Paul-André Proulx

Littérature Québecoises

Beaulieu, Alain

L'Interrogatoire de Salim Belfakir.

Éd. Druide, 2016, 296 p.
Famille, je vous aime

Contrairement à André Gide, Alain Beaulieu crie " Famille, je vous aime. " Avec ce roman, il jette un regard attendrissant sur ce que deviennent les relations avec autrui. Les couples connaissent de vastes cassations, les géniteurs se cachent de leur progéniture derrière le mur du silence, sans compter ceux qui créent des orphelins à leur insu.


L'auteur a rassemblé ses personnages sous l'étiquette de la séparation. Curieusement, ce ne sont pas des amours mortes qui en sont nécessairement la cause. L'amour existe encore. Ce sont les circonstances de la vie qui ont démagnétisé la boussole qui servait à maintenir le cap familial. La profession du policier Julien Foch le tient à l'écart du foyer, et le marin marocain profite d'une escale à Saint-Malo pour se payer une incartade sexuelle non protégée. Les rejetons doivent gérer cette absence pour garder leur équilibre. Irène, la fille du policier, espère le conserver en rompant tout lien avec son père divorcé, et Salim Belfakir, au contraire, voudrait connaître l'auteur de ses jours.

Ce dernier est au cœur du roman. Âgé de 19 ans, il est considéré comme un beur né de mère malouine. En fait, il est boulanger dans le commerce maternel. Il mène une vie tranquille, visitant parfois sa demi-sœur à Rennes où elle étudie. D'une visite, il n'est jamais revenu. On a découvert son corps sans vie dans une chambre d'hôtel. Suicide, meurtre, toutes les hypothèses sont plausibles. Finalement, on en conclut à une mort naturelle pour insuffisance cardiaque. Mais ce n'est pas la prétention d'un avocat qui confie à sa secrétaire Éliane Cohen la vérification des allégations au dossier. Oh surprise, un policier affecté à l'enquête sur la mort de Salim se retrouve à Cap-Santé près de Québec, où il habite une maison bleue en bordure du fleuve Saint-Laurent. Éliane vient de comprendre qu'elle détient la clé de l'énigme, mais encore faut-il connaître le code de la serrure pour ouvrir la porte du mystère.

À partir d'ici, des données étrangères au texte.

Measured after the change: 24.97 billion. No clear change (-0.5%).

```diff
diff --git a/atropos_amd/csrc/filter_core.hpp b/atropos_amd/csrc/filter_core.hpp
--- a/atropos_amd/csrc/filter_core.hpp
+++ b/atropos_amd/csrc/filter_core.hpp
@@ -188,6 +188,22 @@
 ATR_DEV int last_band_span(uint32_t w) { return window_hi(w) & 63; }
 ATR_DEV int last_band_width(uint32_t w) { return window_hi(w) >> 6; }
 ATR_DEV bool last_band_rowm(uint32_t w) { return ((w >> 29) & 1u) != 0; }
+#ifndef ATR_BAND_FALLBACK
+#define ATR_BAND_FALLBACK 1
+#endif
+ATR_DEV uint32_t fallback_band_word(int j_lo, int band_hi, int row) {
+    return window_word(j_lo, band_hi, false, row, true) | (1u << 29);
+}
+ATR_DEV int band_fallback_row(uint32_t w) {
+    return (ATR_BAND_FALLBACK && window_band(w) && !window_scan(w) && ((w >> 29) & 1u) != 0) ? window_rows(w) : 0;
+}
+ATR_DEV void band_fallback_merge(Best &best, int row, int n) {
+    const int key = (row << 12) | COST_FIELD_MAX;
+    if (row != 0 && key > best.key) {
+        best.key = key; best.word = ORG_BIAS + (uint32_t)(n - row);
+        best.ref_stop = row; best.query_stop = n; best.matches = row;
+    }
+}
 constexpr int BAND_BINS = 96, ROWS_BIN0 = 192;
 ATR_DEV int triangle_rows(int rows, int n, int j, int k) { return rows - (n - j) + k; }
 ATR_DEV bool ragged_rows_bins(bool start_within_seq1) { return !start_within_seq1; }
@@ -426,6 +442,8 @@
 
 ATR_DEV uint64_t filter_cert64(const FilterParams &fp, int t) { return fp.cert64[t]; }
 template <class P> ATR_DEV uint64_t filter_cert64(const P &, int) { return 0ull; }
+ATR_DEV bool filter_band_fallback(const FilterParams &) { return ATR_BAND_FALLBACK != 0; }
+template <class P> ATR_DEV bool filter_band_fallback(const P &) { return false; }
 
 struct FilterNoDiag { ATR_DEV_MEMBER uint64_t operator()(int) const { return ~0ull; } };
 
@@ -485,19 +503,46 @@
         const int dlo = atr_min(F.j_first - mf - u.k, n - top - u.k), dhi = atr_max(F.j_last - mf + u.k, n - r0 + u.k);
         if (dlo >= s && dhi - dlo <= BAND_W - 1) return last_band_word(dlo, top, top - r0, dhi - dlo, true);
     }
+    if (filter_band_fallback(fp) && rowm && lastcol && !u.sr && u.indel == 1 && row_e == 0) {
+        int r0 = u.m;
+        for (int i = u.m - 1; i > mf; --i)
+            if ((tail_rule == 2 ? d_mf + (i - mf) : d_mf - (i - mf)) <= fp.thr_row[i]) r0 = i;
+        const int dlo = atr_min(F.j_first - mf - u.k, n - u.m - u.k), dhi = atr_max(F.j_last - mf + u.k, n - r0 + u.k);
+        if (dlo >= s && dhi - dlo <= BAND_W - 1) return last_band_word(dlo, u.m, u.m - r0, dhi - dlo, true);
+    }
+    int fb = 0;
+    if (filter_band_fallback(fp) && rowm && lastcol && !u.sr && u.indel == 1 && exact_l) {
+        if (cost_l == 0) fb = row_l;
+        else if (row_l > cost_l && cost_l <= (WIDE ? FILTER_CERT_TW : FILTER_CERT_T)) {
+            const int i = row_l - cost_l, off = filter_row_offset(mf, WIDE);
+            bool ok;
+            if (WIDE) {
+                const uint64_t seg = ((1ull << cost_l) - 1ull) << (off + i), pv = ((uint64_t)F.pvh << 32) | F.pvl;
+                ok = (pv & seg) == seg && ((filter_cert64(fp, cost_l) >> i) & 1ull) != 0ull;
+            } else {
+                const uint32_t seg = ((1u << cost_l) - 1u) << (off + i);
+                ok = (F.pvl & seg) == seg && ((fp.cert[cost_l] >> i) & 1u) != 0u;
+            }
+            if (ok) fb = i;
+        }
+        const bool fits = (F.j_first - mf - u.k >= s) && (F.j_last - F.j_first + 2 * u.k <= BAND_W - 1);
+        const bool pfits = pa_dhi >= pa_dlo && pa_dlo > s && pa_dhi - pa_dlo <= BAND_W - 1;
+        if (n - fb < s || !(fits || pfits)) fb = 0;
+    }
+    const bool rowm_only = rowm && (!lastcol || fb != 0);
     int j_lo = 0x7fffffff;
     if (rowm) j_lo = F.j_first - mf - u.k;
-    if (lastcol) j_lo = atr_min(j_lo, n - row_l - ((u.indel == 1 && exact_l) ? cost_l : u.k));
+    if (lastcol && fb == 0) j_lo = atr_min(j_lo, n - row_l - ((u.indel == 1 && exact_l) ? cost_l : u.k));
     j_lo = atr_max(s, j_lo);
-    bool band = rowm && !lastcol && (F.j_first - mf - u.k >= s) &&
+    bool band = rowm_only && (F.j_first - mf - u.k >= s) &&
                 (F.j_last - F.j_first + 2 * u.k <= BAND_W - 1);
     int band_hi = F.j_last + T;
-    const bool pa = rowm && !lastcol && !u.sr && pa_dhi >= pa_dlo && pa_dlo > s;
+    const bool pa = rowm_only && !u.sr && pa_dhi >= pa_dlo && pa_dlo > s;
     if (!band && pa && pa_dhi - pa_dlo <= BAND_W - 1) {
         band = true;
         j_lo = pa_dlo;
         band_hi = pa_dhi + u.m - u.k;
-    } else if (band && !u.sr && u.indel == 1 && fp.cert_sub != 0ull && ((F.j_first + F.j_last) & 1) == 0 &&
+    } else if (band && fb == 0 && !u.sr && u.indel == 1 && fp.cert_sub != 0ull && ((F.j_first + F.j_last) & 1) == 0 &&
         F.j_last - F.j_first <= 2 * u.k) {
         const int xc = (F.j_first + F.j_last) >> 1, d = xc - mf, j = d + u.m;
         if (d >= s && j <= n) {
@@ -514,6 +559,7 @@
         const int lo = atr_max(pa_dlo, F.j_first - mf - u.k), hi = atr_min(pa_dhi + u.m - u.k, F.j_last + T);
         if (hi - (u.m - u.k) >= lo) { j_lo = lo; band_hi = hi; }
     }
+    if (fb != 0) return fallback_band_word(j_lo, band_hi, fb);
     const int j_hi = lastcol ? n : band ? band_hi : atr_min(n, F.j_last + (T ? T + u.k : 0));
     return window_word(j_lo, j_hi, lastcol, rowm ? u.m : row_l, band);
 }
@@ -622,6 +668,7 @@
         const int j = dlo + u.m + c;
         if (c <= smax && band[c] < u.klimit && j <= n) consider<true>(best, band[c], u.m, j, u.min_overlap, thr, cindel);
     }
+    band_fallback_merge(best, band_fallback_row(ww), n);
     const int cost = (int)(best.word >> CSH);
     int refstart = 0, querystart = 0, refstop = -1, querystop = 0, matches = 0, errors = 0;
     if (cost != u.m + n) {
diff --git a/atropos_amd/csrc/tail_filter.hpp b/atropos_amd/csrc/tail_filter.hpp
--- a/atropos_amd/csrc/tail_filter.hpp
+++ b/atropos_amd/csrc/tail_filter.hpp
@@ -113,6 +113,7 @@
         const int j = dlo + u.m + c;
         if (c <= smax && band[c] < u.klimit && j <= n) consider<true>(best, band[c], u.m, j, u.min_overlap, thr, cindel);
     }
+    band_fallback_merge(best, band_fallback_row(ww), n);
     tail_band_record(best, u.m + n, rec);
 }
 
```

Même si l'auteur a planifié les péripéties de son roman sur une trame policière, il n'en creuse pas moins la personnalité de ses personnages en les incarnant dans un décor vivant. Qu'il transporte le lecteur de Saint-Malo à Rennes en passant par le Québec via le Maroc, il rive la réalité à une aire géographique qui ne détourne jamais l'attention de l'enjeu premier. Une mort centripète qui réfère aux milliers de petites morts que causent les distances entre autrui. En fait, Alain Beaulieu renvoie tout un chacun à son devoir de rapprochement filial pour se sentir bien dans sa peau, autant les hommes que les femmes qui se réapproprient leur corps dans cet univers romanesque.

La structure copie la distance entre chacun. Chaque chapitre est dévolu à un seul personnage qui se débat avec ses démons. Et la décision lui appartient d'emprunter la voie qui le guérira. En entendant le dénouement, on trépigne d'impatience. L'auteur est parcimonieux avec les éléments de son thriller qu'il a construit avec art. Et l'écriture n'est pas en reste. C'est un modèle pour les écrivains en herbe.